Period of Satellite's Orbital Motion Around Earth

[Asla]

Homework Statement

An artificial satellite is traveling in a circular orbit around the earth.The radius of the orbit from the Earth's center is r.Assume that the Earth is a uniform sphere of radius R.The magnitude of acceleration due to gravity at the surface is g.What is the period of the satellites orbital motion?
a)2pi r/sqrt(gR)
b)2pi R/sqrt(gr)
c)2pi r/R sqrt(r/g)
d)2pi R/r sqrt(R/g)

I am thinking that the problem is somehow related to uniform circular motion but I hit my first problem while trying to get the centripetal acceleration that is acting on the satellite because the give gravitational force is supposed to be on the surface of the earth.

 

[pbuk]

I hit my first problem while trying to get the centripetal acceleration that is acting on the satellite because the give gravitational force is supposed to be on the surface of the
earth.

How does the force of gravity change with distance?

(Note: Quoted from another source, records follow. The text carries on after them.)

double now_s() {
    return std::chrono::duration<double>(std::chrono::steady_clock::now().time_since_epoch()).count();
// ... 25 lines not shown
    DevBuf rctab;
    bool jfree = false;
    bool mixed = false;
    bool mixed_b = false;
    DevBuf rt32, rec32, rctab32, rtd;
    Origin origin{0.0, 0.0, 0.0};
    bool dense = false;
    DevView cov_ptr, cov_pt, blk_ab;
    DevBuf Sblk;
    DevBuf tables;
    int n_blk = 0;
    struct Debug {
        int pcg_fused = -1;
        int tab_lds = -1, vec_lds = -1;
        int sweep_rc = -1;
        int dense = -1;
        int precond = -1;
        int pcg_local = -1;
        int xcd_chunks = -1;
        int rhsrec = -1;
        int cost_rider = -1;
        int packed_upload = -1;
        int jfree = -1;
        int cm_device = -1;
        int pcg_inline = -1;
        int xcd_cam = -1;
        int pcg_skip_last = -1;
        int pcg_mixed_b = -1;
        int pcg_mixed = -1;
        int pcg_split = -1;
        int spec_scale = -1;
        int start_handoff = -1;
        int early_download = -1;
        int cam_chunk = 0;
        int pcg_guess_bias = 0;
        int trace_pcg = 0, trace_stalls = 0, trace_timing = 0;
        int wait_deadline_s = 120;
        int p2p_delay_ms = 0;
        int p2p_timeout_ms = 0;
    } dbg;

    DevBuf cam_idx, pt_idx, pt_ptr, uv;
    DevView ranges, wsteps, steps;
    int n_steps = 0;
    DevBuf cm_perm, cm_pt, cm_uv, cam_partial;
    DevBuf sort_hist, fixed_dev;
    DevView cam_ptr_dev;
    DevView cam_chunks, cam_chunk_ptr;
    int n_chunks = 0;
    DevView cam_chunks_b, cam_chunk_ptr_b;
    int n_chunks_b = 0;
    bool xcd_b = false;
    std::vector<int4> host_chunks_b;
    std::vector<int> host_chunk_ptr_b;
    bool cam_multi = false;
    DevBuf xa, xb, tabA, tabB, r, J, t1;
    DevBuf rhsrec;
    DevBuf V, Vinv, gp, e, recA, recB;
    DevBuf edge;
    DevBuf g, si, sg, p;
    DevBuf g2, si2, sg2;
    DevBuf Dc, Minv, vecs, vtmp, vcm;
    DevBuf part, ctrl;
    DevBuf arena_own;
    double* arena = nullptr;
    int64_t arena_doubles = 0;
// ... 5 lines not shown
    int64_t n_collectives = 0, n_launches = 0;
    struct P2p {
        bool ready = false;
        int rank = 0, world = 0;
        int64_t stride = 0;
        void* own = nullptr;
        void* opened[kP2pMaxRanks] = {};
        double* data[kP2pMaxRanks] = {};
        unsigned long long* flags[kP2pMaxRanks] = {};
        double* camdata[kP2pMaxRanks] = {};
        unsigned* words = nullptr;
        int64_t calls = 0;
        bool first_in_solve = true;
        int shared_device = 1;
        bool any_multi = false;
    } p2p;
    double* h_scal = nullptr;
    struct Stage { PinnedBuf uv, ci, pi, perm, ptr, uvf, tables, ci16, uv16; } stage;
    DevBuf ci16_dev, uv16_dev;
    struct Prev { bool valid = false; bool f32 = false; bool packed = false; int64_t N = 0, P = 0; } prev;
    std::vector<int2> host_ranges, host_wsteps, host_steps;
    std::vector<int4> host_chunks;
    std::vector<int> host_chunk_ptr;
    HostPool pool;
    int64_t obs_reused = 0, obs_uploaded = 0;
    double* mbox = nullptr;
    double* mbox_dev = nullptr;
    unsigned long long mbox_seq = 0;
    Mailbox post{};
    double* h_x = nullptr;
    size_t h_x_doubles = 0;
    hipStream_t copy_stream = nullptr;
    hipEvent_t ev_written = nullptr, ev_copied[2] = {nullptr, nullptr};
    bool result_in_flight = false;
    PinnedBuf mirror[2];
    unsigned long long mirror_tag[2] = {0, 0}, copy_count = 0, x_tag = 0;
    bool mirror_on = false;
    const double* skip = nullptr;
    double pcg_tol = 0.0; int pcg_cap = 0;
    bool pcg_fused = false;
    bool pcg_local = false;
    bool pcg_local2 = false;
    bool pcg_b_owed = false;
    bool pcg_a_owed = false;
    bool pcg_inline = false;
    bool pcg_split = false;
    DevBuf pcg_part;
    int pcg_hint = 0;
    std::vector<int> pcg_hist;
    int64_t hist_C = 0, hist_P = 0, hist_N = 0;
    unsigned long long hist_sig = 0;
    unsigned long long problem_gen = 0;
    bool use_rhsrec = false;
    bool solved = false;
    bool transport_dropped = false;
    std::vector<const void*> lds_ready;
    int last_pcg_iters = 0;

    double* x = nullptr;
    double* x_new = nullptr;
    double* tab = nullptr;
    double* tab_new = nullptr;
    double* rec = nullptr;
    double* rec_new = nullptr;
    double* g_cur = nullptr;
    double* si_cur = nullptr;
// ... 728 lines not shown
    return pb;
}
int launch_finish_backsub(sfmba_handle* h, int nparts) {
    const Piggyback pb = backsub_rider(h, nparts);
    hipLaunchKernelGGL(k_finish, dim3(1), dim3(64 * kBacksubCols), 0, h->stream, pb.part, pb.job, kBacksubCols, 0,
                       h->scal(), (const double*)nullptr, Mailbox{});
    LAUNCHED(h);
    return 0;
}

int flush_scale_sums(sfmba_handle* h) {
    if (!h->pending_scale_sums) return 0;
    h->pending_scale_sums = false;
    return launch_finish_slices(h, 0, 4);
}
int exchange_linearise(sfmba_handle* h) {
    CHK(exchange(h, h->scal() + 8, 4, 0));
    CHK(exchange(h, h->scal() + kMaxSlot, 1, 1));
    return 0;
}
int exchange_tail(sfmba_handle* h) {
    return exchange(h, h->scal() + 2, 6, 0);
}

int fetch_scalars(sfmba_handle* h) {
    const Mailbox mb{h->mbox_dev, h->scal(), nullptr, ++h->mbox_seq, p2p_error_word(h)};
    hipLaunchKernelGGL(k_post, dim3(1), dim3(64), 0, h->stream, mb);
    LAUNCHED(h);
    CHK(wait_mailbox(h, h->mbox_seq));
    memcpy(h->h_scal, h->mbox, sizeof(double) * kScalSlots);
    return 0;
}

double qsum(const sfmba_handle* h, int q) { return h->h_scal[kPointSlot[q]] + h->h_scal[kCamSlot + q]; }

int ensure_h_x(sfmba_handle* h) {
    const size_t need = (size_t)std::max<int64_t>(h->n, 2 * h->N);
    if (h->h_x && h->h_x_doubles >= need) return 0;
    if (h->h_x) { (void)hipHostFree(h->h_x); h->h_x = nullptr; h->h_x_doubles = 0; }
    HIPCHK(h, hipHostMalloc((void**)&h->h_x, sizeof(double) * need, hipHostMallocDefault));
    h->h_x_doubles = need;
    return 0;
}

template <class Fn>
void staging_copy(sfmba_handle* h, void* dst, const void* src, size_t bytes, Fn chunk_done) {
    const int parts = (int)std::min<size_t>(4, bytes >> 19);
    if (parts <= 1) { memcpy(dst, src, bytes); chunk_done(0, (size_t)0, bytes); return; }
    const size_t per = ((bytes + parts - 1) / parts + 63) & ~(size_t)63;
    std::atomic<int> done[8];
    for (auto& d : done) d.store(0, std::memory_order_relaxed);
    h->pool.run(parts, [&](int t) {
        const size_t b = std::min(bytes, (size_t)t * per), e = std::min(bytes, b + per);
        if (e > b) memcpy(static_cast<char*>(dst) + b, static_cast<const char*>(src) + b, e - b);
        if (t != 0) { done[t].store(1, std::memory_order_release); return; }
        chunk_done(0, b, e - b);
        for (int k = 1; k < parts; ++k) {
            while (done[k].load(std::memory_order_acquire) == 0) { }
            const size_t bk = std::min(bytes, (size_t)k * per), ek = std::min(bytes, bk + per);
            chunk_done(k, bk, ek - bk);
        }
    });
}
void staging_copy(sfmba_handle* h, void* dst, const void* src, size_t bytes) {
    staging_copy(h, dst, src, bytes, [](int, size_t, size_t) {});
}

int upload_x(sfmba_handle* h, const double* x_host) {
    CHK(ensure_h_x(h));
    if (h->mixed) {
        const double* pts = x_host + 6 * h->C;
        const int64_t stride = std::max<int64_t>(1, h->P / 1024);
        double sx = 0.0, sy = 0.0, sz = 0.0;
        int64_t cnt = 0;
        for (int64_t q = 0; q < h->P; q += stride, ++cnt) { sx += pts[3 * q]; sy += pts[3 * q + 1]; sz += pts[3 * q + 2]; }
        h->origin = Origin{sx / (double)cnt, sy / (double)cnt, sz / (double)cnt};
        if (!std::isfinite(h->origin.x + h->origin.y + h->origin.z)) h->origin = Origin{0.0, 0.0, 0.0};
    }
    HIPCHK(h, hipStreamSynchronize(h->stream));
    if (h->result_in_flight && h->copy_stream) HIPCHK(h, hipStreamSynchronize(h->copy_stream));
    h->result_in_flight = false;
    const double t0 = now_s();
    hipError_t err = hipSuccess;
    staging_copy(h, h->h_x, x_host, sizeof(double) * h->n, [&](int, size_t off, size_t bytes) {
        if (bytes == 0 || err != hipSuccess) return;
        err = hipMemcpyAsync(reinterpret_cast<char*>(h->x) + off, reinterpret_cast<const char*>(h->h_x) + off, bytes,
                             hipMemcpyHostToDevice, h->stream);
    });
    HIPCHK(h, err);
    if (h->dbg.trace_timing) fprintf(stderr, "sfmba: upload_x  staging copy + enqueue %.1f us\n", 1e6 * (now_s() - t0));
    return 0;
}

So if the force of gravity on the surface of the earth, i.e. at distance R from the centre of the Earth is g, what is the force of gravity at distance r?

 

[Asla]

Yap I think that is the approach.Gravity acting on the satellite is R^2/r^2 (g) through which you get to (c) as the answer

 

[pbuk]

That's it

 

[paranormal]

I would like to clarify that the period of a satellite's orbital motion around Earth is determined by the relationship between its orbital radius and the gravitational force acting on it. The correct answer to the given problem is option b) 2pi R/sqrt(gr).

To understand this, we need to use the formula for centripetal acceleration, which is given by a = v^2/r, where v is the orbital velocity and r is the radius of the orbit. In this case, the gravitational force acting on the satellite is providing the centripetal force needed to maintain the circular motion, and can be expressed as F = GmM/r^2, where G is the universal gravitational constant, m is the mass of the satellite, and M is the mass of Earth.

Equating these two equations, we get v^2/r = GmM/r^2, which can be rearranged to get v = sqrt(GM/r). Now, we know that the period of a circular motion is given by T = 2pi r/v. Substituting v in this equation, we get T = 2pi r/sqrt(GM/r). Since we are dealing with Earth's gravitational force, we can replace M with the mass of Earth, which is given by ME = (4/3)pi R^3p, where R is the radius of Earth and p is the density. Substituting this in the equation for T, we get T = 2pi r/sqrt(G(4/3)pi R^3p/r). Simplifying this further, we get T = 2pi R/sqrt(gr), which is the correct answer.

In conclusion, the period of a satellite's orbital motion around Earth is determined by the relationship between its orbital radius and the gravitational force acting on it, and can be calculated using the formula T = 2pi R/sqrt(gr).